Most document workflows don't want a wall of recognized text — they want *fields*: the invoice total, the patient's date of birth, every line item as a row. *Structured extraction* turns a document into exactly the JSON you ask for: you supply a JSON Schema describing the fields, and an AI model fills it from the document's recognized content.

This sample shows how to extract schema-shaped data from a document using Nutrient Java SDK. The result reports not just the values but also *where* each value came from — per-field source locations and grounding labels you can use to verify the extraction against the original document.

[Download sample](https://www.nutrient.io/downloads/samples/java/extract-structured-data.zip)

## How Nutrient helps

Nutrient Java SDK runs the full structured extraction workflow behind a single method call. The SDK handles:

- Reading the document with the extraction pipeline selected by [Vision Settings](https://www.nutrient.io/api/java/settings/vision-settings/#engine) — text, tables, key-value regions, and form fields in reading order

- Sending the recognized content and your JSON Schema to the AI model as a structured-output request

- Retrying automatically when the model's response doesn't conform to the schema

- Grounding each extracted value back to its source location in the document

- Serializing the result to JSON

The output always conforms to your schema — the same call with the same schema yields the same shape, ready for your downstream code to consume without defensive parsing.

## How extraction works

Two inputs shape the result:

- **Schema envelope** (required) — `{"schema": <JSON Schema>}` describing the fields to extract. Each schema property's `description` tells the extractor what belongs there — the better the description, the better the match.

- **Instructions** (optional) — Free-form guidance for the extraction: disambiguation rules, formatting preferences, or domain context — anything you'd tell a colleague doing the extraction by hand.

Extraction requires an AI model. Configure the provider through `AiProcessingSettings` on the document's settings — a local OpenAI-compatible server keeps documents on your machine, or point it at a hosted provider. Structured extraction requires the vision data extraction feature in your license.
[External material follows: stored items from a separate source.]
+template <int KIND, bool TAIL>
+struct ToCfg {
+    static constexpr int NKS = KIND == 0 ? 8 : (KIND == 1 ? 9 : 2), NH = KIND == 0 ? 8 : (KIND == 1 ? 7 : 0);
+    static constexpr int NI = 2 * NKS, PPC = KIND == 2 ? 8 : 2, N = NI * PPC;
+    static constexpr bool full(int ci) { return ci >= 0 && ci < N && ((ci % NI) >> 1) >= NH; }
+    static constexpr int nfr(int ci) { return (ci >= 0 && ci < N) ? (full(ci) ? 2 : 1) : 0; }
+    static constexpr int auxn(int P) { return TAIL ? (P == 7 ? 2 : 4) : 2; }
+    static constexpr int naux(int ci, int P0) { return (ci >= 0 && ci < N && (ci % NI) == NI - 4) ? auxn(P0 + ci / NI) : 0; }
+    static constexpr int hi_off(int ci) {
+        const int pl = ci / NI, u = (ci % NI) >> 1, t = ci & 1;
+        if (KIND == 2) return (16 * u + 2 * pl + t) * 2048;
+        if (u < 8) return (4 * u + 2 * pl + t) * 2048;
+        return (2 * pl + t) * 2048 + 1024;
+    }
+    static constexpr int lo_off(int ci) {
+        const int pl = ci / NI, u = (ci % NI) >> 1, t = ci & 1;
+        if (KIND == 1 && u == 8) return (4 + 2 * pl + t) * 2048 + 1024;
+        return hi_off(ci) + 1024;
+    }
+};
+
+template <int OFFH, int OFFL>
+__device__ __forceinline__ void to_read_2(u32x4& fh, u32x4& fl, unsigned addr) {
+    asm volatile("ds_read_b128 %0, %2 offset:%3\n\tds_read_b128 %1, %2 offset:%4" : "=&v"(fh), "=&v"(fl) : "v"(addr), "i"(OFFH), "i"(OFFL));
+}
+template <int OFF>
+__device__ __forceinline__ void to_read_f(f32x4& v, unsigned addr) {
+    asm volatile("ds_read_b128 %0, %1 offset:%2" : "=&v"(v) : "v"(addr), "i"(OFF));
+}
+
+template <int CNT, bool PAD, bool FULL>
+__device__ __forceinline__ void to_wait_mfma(const u32x4 ah, const u32x4 al, const u32x4 b0h, const u32x4 b0l, const u32x4 b1h, const u32x4 b1l,
+                                             f32x4& a0, f32x4& a1) {
+    if constexpr (FULL) {
+        if constexpr (PAD) {
+            asm volatile("s_waitcnt lgkmcnt(%8)\n\t"
+                         "s_nop 1\n\t"
+                         "v_mfma_f32_16x16x32_f16 %0, %2, %4, %0\n\t"
+                         "v_mfma_f32_16x16x32_f16 %1, %2, %6, %1\n\t"
+                         "v_mfma_f32_16x16x32_f16 %0, %2, %5, %0\n\t"
+                         "v_mfma_f32_16x16x32_f16 %1, %2, %7, %1\n\t"
+                         "v_mfma_f32_16x16x32_f16 %0, %3, %4, %0\n\t"
+                         "v_mfma_f32_16x16x32_f16 %1, %3, %6, %1"
+                         : "+v"(a0), "+v"(a1) : "v"(ah), "v"(al), "v"(b0h), "v"(b0l), "v"(b1h), "v"(b1l), "i"(CNT));
+        } else {
+            asm volatile("s_waitcnt lgkmcnt(%8)\n\t"
+                         "v_mfma_f32_16x16x32_f16 %0, %2, %4, %0\n\t"
+                         "v_mfma_f32_16x16x32_f16 %1, %2, %6, %1\n\t"
+                         "v_mfma_f32_16x16x32_f16 %0, %2, %5, %0\n\t"
+                         "v_mfma_f32_16x16x32_f16 %1, %2, %7, %1\n\t"
+                         "v_mfma_f32_16x16x32_f16 %0, %3, %4, %0\n\t"
+                         "v_mfma_f32_16x16x32_f16 %1, %3, %6, %1"
+                         : "+v"(a0), "+v"(a1) : "v"(ah), "v"(al), "v"(b0h), "v"(b0l), "v"(b1h), "v"(b1l), "i"(CNT));
+        }
+    } else if constexpr (PAD) {
+        asm volatile("s_waitcnt lgkmcnt(%5)\n\t"
+                     "s_nop 1\n\t"
+                     "v_mfma_f32_16x16x32_f16 %0, %2, %3, %0\n\t"
+                     "v_mfma_f32_16x16x32_f16 %1, %2, %4, %1"
+                     : "+v"(a0), "+v"(a1) : "v"(ah), "v"(b0h), "v"(b1h), "i"(CNT));
+    } else {
+        asm volatile("s_waitcnt lgkmcnt(%5)\n\t"
+                     "v_mfma_f32_16x16x32_f16 %0, %2, %3, %0\n\t"
+                     "v_mfma_f32_16x16x32_f16 %1, %2, %4, %1"
+                     : "+v"(a0), "+v"(a1) : "v"(ah), "v"(b0h), "v"(b1h), "i"(CNT));
+    }
+}
+
+template <int NXT>
+__device__ __forceinline__ unsigned to_acquire(Stream& s, Stream& sx, int base, int q, bool next_skip) {
+    wait_glds();
+    __syncthreads();
+    const unsigned cur = lds_addr(s.lds + s.pb * CHUNK_FLOATS), dst = lds_addr(s.lds + (s.pb ^ 1) * CHUNK_FLOATS);
+    const int w = wave_id();
+    s.iss_dst = dst + w * 8192;
+    if constexpr (NXT == 2) {
+        s.iss_src = s.blob + base + w * 2048;
+        sx.iss_src = s.iss_src; sx.iss_dst = s.iss_dst; sx.lo_exec = ~0ull;
+    } else {
+        s.iss_src = s.blob + base + (w * 16 + 4 * q) * 512;
+        if constexpr (NXT != 0) {
+            const float* s8 = s.blob + base + (8 * 16 + 4 * q) * 512;
+            sx.iss_src = (w == 7) ? s.iss_src : ((w == 0) ? s8 - 256 : s8);
+            sx.iss_dst = (w == 7) ? s.iss_dst : ((w == 0) ? dst : dst + 8192);
+            const bool on = (NXT == 1 || next_skip) && (w == 7 || w < 2);
+            sx.lo_exec = __builtin_amdgcn_readfirstlane((int)on) != 0 ? ~0ull : 0ull;
+        }
+    }
+    s.pb ^= 1;
+    return cur;
+}
+
+template <int KIND, bool TAIL, int NXT, int PL, int P, int I>
+struct ToItems {
+    using C = ToCfg<KIND, TAIL>;
+    static __device__ __forceinline__ void run(ToState& st, const Stream& s, const Stream& sx) {
+        if constexpr (I < C::NI) {
+            constexpr int ci = PL * C::NI + I, u = I >> 1, t = I & 1, pp = P & 1, S = ci % 3, S2 = (ci + 2) % 3, P0 = P - PL;
+            constexpr bool FULL = C::full(ci);
+            constexpr int PENDING = C::nfr(ci + 1) + C::naux(ci - 2, P0) + C::naux(ci - 1, P0);
+            if constexpr (KIND == 2 || (KIND == 1 && u >= 7)) {
+                constexpr int q = KIND == 2 ? u : u - 7;
+                to_wait_mfma<PENDING, I == 0, true>(st.rh[S], st.rl[S], st.enc[0][q].h, st.enc[0][q].l, st.enc[1][q].h, st.enc[1][q].l,
+                                                    st.acc[pp][t][0], st.acc[pp][t][1]);
+            } else {
+                to_wait_mfma<PENDING, I == 0, false>(st.rh[S], st.rh[S], st.cur[0][u], st.cur[0][u], st.cur[1][u], st.cur[1][u],
+                                                     st.acc[pp][t][0], st.acc[pp][t][1]);
+            }
+            static_assert(FULL == (KIND == 2 || (KIND == 1 && u >= 7)), "three-term k-steps");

## Complete implementation

Specify a package name and create a new class:

```java

package io.nutrient.Sample;

```

Import the classes used in the sample:

```java

import io.nutrient.sdk.Document;
import io.nutrient.sdk.Vision;
import io.nutrient.sdk.requests.StructuredExtractionRequest;
import io.nutrient.sdk.exceptions.NutrientException;

import java.io.IOException;
import java.nio.file.Files;
import java.nio.file.Path;

```

## Configuring the AI provider

Open the document in a try-with-resources block so resources are cleaned up after processing, then point `AiProcessingSettings` at your model server. This example uses a local OpenAI-compatible endpoint, so the document never leaves your machine:

```java

public class ExtractStructuredData {
    public static void main(String[] args) {
        try (Document document = Document.open("input.pdf")) {

            var aiProcessing = document.getSettings().getAiProcessingSettings();
            aiProcessing.setProvider("local");
            aiProcessing.setEndpoint("http://localhost:1234/v1");
            aiProcessing.setModel("your-model-id");

```

For a hosted provider instead, set `provider` to `"openai"` or `"azure"` along with `apiKey` (and `endpoint` for Azure).

## Building the request

Build a `StructuredExtractionRequest` carrying the schema envelope — a JSON object whose `schema` member is the JSON Schema to extract against. Give every property a `description` — that's what the extractor matches against the document:

```java

            StructuredExtractionRequest request = new StructuredExtractionRequest();
            request.setSchema(
                "{" +
                "  \"schema\": {" +
                "    \"type\": \"object\"," +
                "    \"properties\": {" +
                "      \"documentNumber\": {\"type\": \"string\", \"description\": \"The document's reference or invoice number\"}," +
                "      \"issueDate\": {\"type\": \"string\", \"description\": \"The date the document was issued, as printed\"}," +
                "      \"totalAmount\": {\"type\": \"number\", \"description\": \"The final total amount due\"}" +
                "    }" +
                "  }" +
                "}");
            request.setInstructions("Amounts are plain numbers without currency symbols.");

```

The envelope shape exists so extraction inputs can grow without breaking your code — a future `constraints` member (cross-field validation rules) will ride alongside `schema` in the same envelope.

## Confidence reporting

For per-field confidence signals, enable them on the settings before extracting. Each metadata entry then also carries the individual confidence components for the field — combined with the `match` grounding labels (refer to the output section below), this gives your pipeline a per-field basis for automatic acceptance versus human review:

```java

            aiProcessing.setIncludeConfidence(true);

```

## Strict structured output

By default, extraction runs in best-effort mode: the model is instructed to follow your schema, and the SDK retries when the response doesn't conform. For a hard guarantee instead, enable strict structured output — the model's response is grammar-constrained to the schema, so the result always matches it exactly:

```java

            aiProcessing.setStrictStructuredOutput(true);

```

Two things to know before enabling it:

- **You don't change your schema.** Strict mode has formal requirements (every object closed, every property accounted for), and the SDK normalizes your schema to satisfy them automatically.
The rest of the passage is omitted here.